In terms of Zuma himself I asked for a political solution in January 2008 in order to avoid the violence that was starting to manifest itself and the collapse of our criminal justice system. This was largely ignored and by the time that the NPA made their legal decision in early April this year (based upon political reasons if you like) the NPA’s integrity was in tatters, the Scorpions were gone, Pikoli was sacked, the NIA was implicated in a bugging scandal and half the judiciary was embroiled in this quagmire.
I had spent the better part of last year and the beginning of this one defending the criminal justice system and the judiciary and calling for Zuma to step down until his matter had been heard. Would have been nice if we had had a political solution before the meltdown.
Anyhow in the case of Zuma we find a popular president whose dismissal as deputy president occasioned a split in the ruling party. As a result there were those who believed that the case against him was based upon a political conspiracy. The end of that matter brought with it a lancing of the boil and a collapse of the tension which had permeated the country just prior to the election. It also left many state organs with a whole mountain of soul-searching and house-cleaning to do. Where that lands up only time will tell.
Zuma’s popularity lends itself in no small measure to the promises that have been made to the masses of this country. Should it transpire that for reasons of global economic meltdown or otherwise that the government is unable to deliver to the millions of disadvantaged people who have pinned their hopes on the new administration then the rule of law and order will be all that stands between them and Armageddon. As Michael Francis correctly pointed out South Africans have a propensity for violence in response to political problems. Our history shows how right he is.
Hlophe’s matter is now part of the Zuma presidency ie post elections and subsequent to the political conspiracy. There is no issue of race involved but rather the question of whether he did try to influence judges to rule in favour of Zuma for personal gain. If he did there is no place for Hlophe in our judiciary.

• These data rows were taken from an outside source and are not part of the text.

typedef _Float16 f16x4_t __attribute__((ext_vector_type(4)));
constexpr float S3Q_DPS = 0.015625f;
template <bool BIAS, bool G16 = false>
__global__ __launch_bounds__(512, 4) void s3_bwd_q_mfma_kernel(S3Args a) {
    constexpr int NH = S3M_NH, DH = S3M_DH, W = S3M_W, inner = NH * DH;
    extern __shared__ __attribute__((aligned(16))) char smem[];
    const int J = a.kf * a.kh * a.kw + 1, TS = s3m_ts(J), nsp = W * TS;
    const float rJ = 1.f / (float)J;
    const size_t r1 = (size_t)nsp * 4 > 8 * 4096 ? (size_t)nsp * 4 : 8 * 4096;
    float* SP = reinterpret_cast<float*>(smem);
    float* DP = reinterpret_cast<float*>(smem + r1);
    float* RED = DP + nsp;
    float* PM0 = RED + 8 * 64;
    __shared__ float wsh[64];
    __shared__ int pslot[S3M_PLANES + 1], ptok[S3M_PLANES + 1];
    const int t = threadIdx.x;
    const int rows = a.F * a.H;
    const int bid = xcd_row_id();
    const int b = bid / rows, r2 = bid % rows;
    int f, y;
    s3m_row_order(a, r2, f, y);
    const int ry = f * a.H + y;
    const int nq = a.ntok - 1;
    if (t < NH * NH) wsh[t] = a.wth[t];
    float* pth = a.part_th + (size_t)bid * NH * NH;
    float* pk0 = a.part_k0 + (size_t)bid * inner;
    float* pv0 = a.part_v0 + (size_t)bid * inner;
    if (ry == 0)
        for (int e = t; e < inner; e += blockDim.x) a.dq[((size_t)b * a.ntok) * a.ldd + e] = 0;
    if (ry * W + 1 >= a.ntok) {
        for (int e = t; e < NH * NH; e += blockDim.x) pth[e] = 0.f;
        for (int e = t; e < inner; e += blockDim.x) { pk0[e] = 0.f; pv0[e] = 0.f; }
        return;
    }
    {
        const float4 neg4 = make_float4(NEG_MAX, NEG_MAX, NEG_MAX, NEG_MAX), zero4 = make_float4(0.f, 0.f, 0.f, 0.f);
        for (int e = t; e < nsp / 4 && !(a.dbg & 2048); e += blockDim.x) { reinterpret_cast<float4*>(SP)[e] = neg4; reinterpret_cast<float4*>(DP)[e] = zero4; }
    }
    rowm_planes(a, f, y, pslot, ptok);
    const RowM r = rowm_init(a, b, ry, pslot, ptok);
    char* stile = reinterpret_cast<char*>(PM0 + W * NH) + r.wave * 2048;
    if (!(a.dbg & 1)) {
    if constexpr (!BIAS) {
    mfma_band_scores_fast<G16>(a, r, a.k, a.ld, a.q, a.ld, r.wave, SP, 1.f, stile);
    mfma_band_scores_fast<G16>(a, r, a.v, a.ld, a.dO, a.lddo, r.wave, DP, G16 ? S3Q_DPS : 1.f, stile);
    } else {
    mfma_band_scores_staged<G16>(a, r, a.k, a.ld, a.q, a.ld, r.wave, SP, BIAS ? a.scale : 1.f, BIAS ? a.bias : nullptr, stile);
    mfma_band_scores_staged<G16>(a, r, a.v, a.ld, a.dO, a.lddo, r.wave, DP, G16 ? S3Q_DPS : 1.f, nullptr, stile);
    }
    }
    __syncthreads();
    float* gst = a.stats ? a.stats + ((size_t)b * nq + (size_t)ry * W) * NH * 4 : nullptr;
    const int wvalid = a.ntok - 1 - ry * W;
    if (!(a.dbg & 64)) rowm_softmax(SP, J, gst, wvalid, BIAS ? 1.f : a.scale);
    __syncthreads();
    if constexpr (G16) {
        const int lane = t & 63, wv = t >> 6, n16 = lane & 15, kg = lane >> 4, sset = n16 >> 3, kh = kg & 1;
        const bool on = (n16 < 8) == (kg < 2);
        f16x4_t awt_hi, awt_lo;
#pragma unroll
        for (int i = 0; i < 4; ++i) {
            const float wt = on ? wsh[(4 * kh + i) * NH + (n16 & 7)] : 0.f;
            const _Float16 h16 = (_Float16)wt;
            awt_hi[i] = h16; awt_lo[i] = (_Float16)(wt - (float)h16);
        }
        const int nitems = W * J, ngrp = (nitems + 31) >> 5;
        f32x4 CW = {0.f, 0.f, 0.f, 0.f};
        float dp_amax = 0.f;
        for (int G = wv; G < ngrp && !(a.dbg & 128); G += 8) {
            {
                const int ib0 = 32 * G + 16 * sset + 4 * kg;
                float avf[4], bvf[4];
#pragma unroll
                for (int ts = 0; ts < 4; ++ts) {
                    const int item = ib0 + ((ts + sset + 2 * kh) & 3);
                    const bool ok = item < nitems;
                    const int idx = s3m_item(ok ? item : 0, rJ) + (n16 & 7);
                    avf[ts] = ok ? DP[idx] : 0.f;
                    bvf[ts] = ok ? SP[idx] : 0.f;
                }
                const f16x4_t av = __builtin_bit_cast(f16x4_t, make_uint2(pack2_f16_sat(avf[0], avf[1]), pack2_f16_sat(avf[2], avf[3])));
                const f16x4_t bv = __builtin_bit_cast(f16x4_t, make_uint2(pack2_f16(bvf[0], bvf[1]), pack2_f16(bvf[2], bvf[3])));
                CW = __builtin_amdgcn_mfma_f32_16x16x16f16(av, bv, CW, 0, 0, 0);
            }
            const int item = 32 * G + 16 * (kg >> 1) + n16;
// ... 236 lines not shown
            const float4 p4 = *reinterpret_cast<const float4*>(SP + ib);
            const float4 s4 = *reinterpret_cast<const float4*>(DP + ib);
            const f16x4_t pf = __builtin_bit_cast(f16x4_t, ok ? make_uint2(pack2_f16(p4.x, p4.y), pack2_f16(p4.z, p4.w)) : make_uint2(0u, 0u));
            f32x4 pm = {0.f, 0.f, 0.f, 0.f};
            pm = __builtin_amdgcn_mfma_f32_16x16x16f16(aw_hi, pf, pm, 0, 0, 0);
            pm = __builtin_amdgcn_mfma_f32_16x16x16f16(aw_lo, pf, pm, 0, 0, 0);
            if (ok && j == 0) {
#pragma unroll
                for (int i = 0; i < 4; ++i) PM0[wq * NH + 4 * kh + i] = iq < a.ntok ? pm[i] : 0.f;
            }
            if (ok && iq < a.ntok && keep && !(a.dbg & 2)) {
                uint4* dst = reinterpret_cast<uint4*>(reinterpret_cast<uint32_t*>(a.pm) + (((size_t)b * nq + (iq - 1)) * J + j) * NH + 4 * kh);
                *dst = make_uint4(pack2_f16(s4.x, pm[0]), pack2_f16(s4.y, pm[1]), pack2_f16(s4.z, pm[2]), pack2_f16(s4.w, pm[3]));
            }
        }
        __syncthreads();
    } else if (a.packed) {
        const float* wv = wsh;
        const int ta0 = max(0, a.kf - 1 - f / a.df), tb0 = max(0, a.kh - 1 - y / a.dh);
        const float rkw = 1.f / (float)a.kw, rkh = 1.f / (float)a.kh;
        for (int item = t; item < W * J && !(a.dbg & 512); item += blockDim.x) {
            const int wq = (int)(((float)item + 0.5f) * rJ), j = item - wq * J;
            const int iq = 1 + ry * W + wq;
            bool keep = false;
            if (j > 0) {
                const int pl = (int)(((float)(j - 1) + 0.5f) * rkw), tc = j - 1 - pl * a.kw;
                const int ta = (int)(((float)pl + 0.5f) * rkh), tb = pl - ta * a.kh;
                keep = ta >= ta0 && tb >= tb0 && wq - (a.kw - 1 - tc) * a.dw >= 0;
            }
            const int ib = item * NH + wq * S3M_PAD;
            const float4 p0 = *reinterpret_cast<const float4*>(SP + ib), p1 = *reinterpret_cast<const float4*>(SP + ib + 4);
            const float4 s0 = *reinterpret_cast<const float4*>(DP + ib), s1 = *reinterpret_cast<const float4*>(DP + ib + 4);
            const float pv[8] = {p0.x, p0.y, p0.z, p0.w, p1.x, p1.y, p1.z, p1.w};
            const float dsv[8] = {s0.x, s0.y, s0.z, s0.w, s1.x, s1.y, s1.z, s1.w};
            uint32_t pw[8];
#pragma unroll
            for (int g = 0; g < 8; ++g) {
                const float4 w0 = *reinterpret_cast<const float4*>(wv + g * NH), w1 = *reinterpret_cast<const float4*>(wv + g * NH + 4);
                const float wg[8] = {w0.x, w0.y, w0.z, w0.w, w1.x, w1.y, w1.z, w1.w};
                float sm = 0.f;
#pragma unroll
                for (int hh = 0; hh < 8; ++hh) sm += wg[hh] * pv[hh];
                if (j == 0) PM0[wq * NH + g] = iq < a.ntok ? sm : 0.f;
                pw[g] = pack2_t<G16>(dsv[g], sm);
            }
            if (iq < a.ntok && keep && !gst && !(a.dbg & 2)) {
                uint4* dst = reinterpret_cast<uint4*>(reinterpret_cast<uint32_t*>(a.pm) + (((size_t)b * nq + (iq - 1)) * J + j) * NH);
                dst[0] = make_uint4(pw[0], pw[1], pw[2], pw[3]);
                dst[1] = make_uint4(pw[4], pw[5], pw[6], pw[7]);
            }
        }
        __syncthreads();
    }
    {
        const int h = r.wave;
        f32x4 O[4] = {f32x4{0.f, 0.f, 0.f, 0.f}, f32x4{0.f, 0.f, 0.f, 0.f}, f32x4{0.f, 0.f, 0.f, 0.f}, f32x4{0.f, 0.f, 0.f, 0.f}};
        if (!(a.dbg & 4)) mfma_band_apply_fast<G16>(a, r, a.k, a.ld, h, DP, smem + r.wave * 4096, O);
        if (r.qok) {
            bf16_t* orow = a.dq + (r.tok0 + r.iq) * a.ldd + h * DH + 4 * r.g4;
            float amax = 0.f;
#pragma unroll
            for (int db = 0; db < 4; ++db)
                *reinterpret_cast<uint2*>(orow + db * 16) = G16 ?
                    make_uint2(pack2_f16_sat_n(O[db][0] * a.scale, O[db][1] * a.scale, amax), pack2_f16_sat_n(O[db][2] * a.scale, O[db][3] * a.scale, amax)) :
                    make_uint2(pack2_rne(O[db][0] * a.scale, O[db][1] * a.scale), pack2_rne(O[db][2] * a.scale, O[db][3] * a.scale));
            if constexpr (G16) f16_sat_commit(amax);
        }
    }
    __syncthreads();
    if (!(a.dbg & 1024)) {
        float* part = reinterpret_cast<float*>(smem);
        const int eg = t & 63, wv = t >> 6, h = eg >> 3;
        float sk[8], sv[8];
#pragma unroll
        for (int k = 0; k < 8; ++k) { sk[k] = 0.f; sv[k] = 0.f; }
        uint4 qv[2], dv4[2];
        float cs[2], cp[2];
#pragma unroll
        for (int rr = 0; rr < 2; ++rr) {
            const int w = 2 * wv + rr, i = 1 + ry * W + w;
            const bool in = i < a.ntok;
            const size_t ic = r.tok0 + (in ? i : a.ntok - 1);
            qv[rr] = *reinterpret_cast<const uint4*>(a.q + ic * a.ld + 8 * eg);
            dv4[rr] = *reinterpret_cast<const uint4*>(a.dO + ic * a.lddo + 8 * eg);
            cs[rr] = in ? DP[w * TS + h] : 0.f;
            cp[rr] = in ? PM0[w * NH + h] : 0.f;
        }
#pragma unroll
        for (int rr = 0; rr < 2; ++rr) {
            const uint32_t qw[4] = {qv[rr].x, qv[rr].y, qv[rr].z, qv[rr].w}, dw[4] = {dv4[rr].x, dv4[rr].y, dv4[rr].z, dv4[rr].w};
#pragma unroll
            for (int k = 0; k < 4; ++k) {
                sk[2 * k] = fmaf(cs[rr], lo_t<G16>(qw[k]), sk[2 * k]); sk[2 * k + 1] = fmaf(cs[rr], hi_t<G16>(qw[k]), sk[2 * k + 1]);
                sv[2 * k] = fmaf(cp[rr], lo_t<G16>(dw[k]), sv[2 * k]); sv[2 * k + 1] = fmaf(cp[rr], hi_t<G16>(dw[k]), sv[2 * k + 1]);
            }
        }
        float4* dst = reinterpret_cast<float4*>(part + (wv * 64 + eg) * 16);
        const int rot = eg >> 2;
        dst[rot & 3] = make_float4(sk[0], sk[1], sk[2], sk[3]); dst[(1 + rot) & 3] = make_float4(sk[4], sk[5], sk[6], sk[7]);
        dst[(2 + rot) & 3] = make_float4(sv[0], sv[1], sv[2], sv[3]); dst[(3 + rot) & 3] = make_float4(sv[4], sv[5], sv[6], sv[7]);
    }
    __syncthreads();
    if (!(a.dbg & 1024)) {
        const float* part = reinterpret_cast<const float*>(smem);
        for (int e = t; e < inner; e += blockDim.x) {
            const int eg = e >> 3, cmp = e & 7, rot = eg >> 2;
            const int ok_ = 4 * (((cmp >> 2) + rot) & 3) + (cmp & 3), ov_ = 4 * ((2 + (cmp >> 2) + rot) & 3) + (cmp & 3);
            float sk = 0.f, sv = 0.f;
#pragma unroll
            for (int wv = 0; wv < 8; ++wv) {
                sk += part[(wv * 64 + eg) * 16 + ok_];
                sv += part[(wv * 64 + eg) * 16 + ov_];
            }
            pk0[e] = a.scale * sk;
            pv0[e] = sv;
        }
    }
}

Should Hlophe be allowed to avoid facing the JSC and answering that question based upon legal technicalities then the masses of our country — who despite views to the contrary are far more knowledgeable than they are given credit for — will know that there is one rule for the rich and another for the poor. That justice is there for those who have money and influence.
In their own case they can look forward to jail should they run foul of the criminal justice system; often as a result of desperation. Not for them legal niceties and drawn out litigation, which are beyond their reach, simply years in jail without any prospects when they get out.
As such should the government allow the rule of law to be perceived as a rich-man’s toy and the plight of these masses deteriorate then they will turn to the only justice that they are able to believe in.
Think long and hard before the Zuma era continues the previous manipulation of our legal system. In hindsight you may well find that the approach to Hlophe in terms of impact outweighs even the NPA decision on Zuma.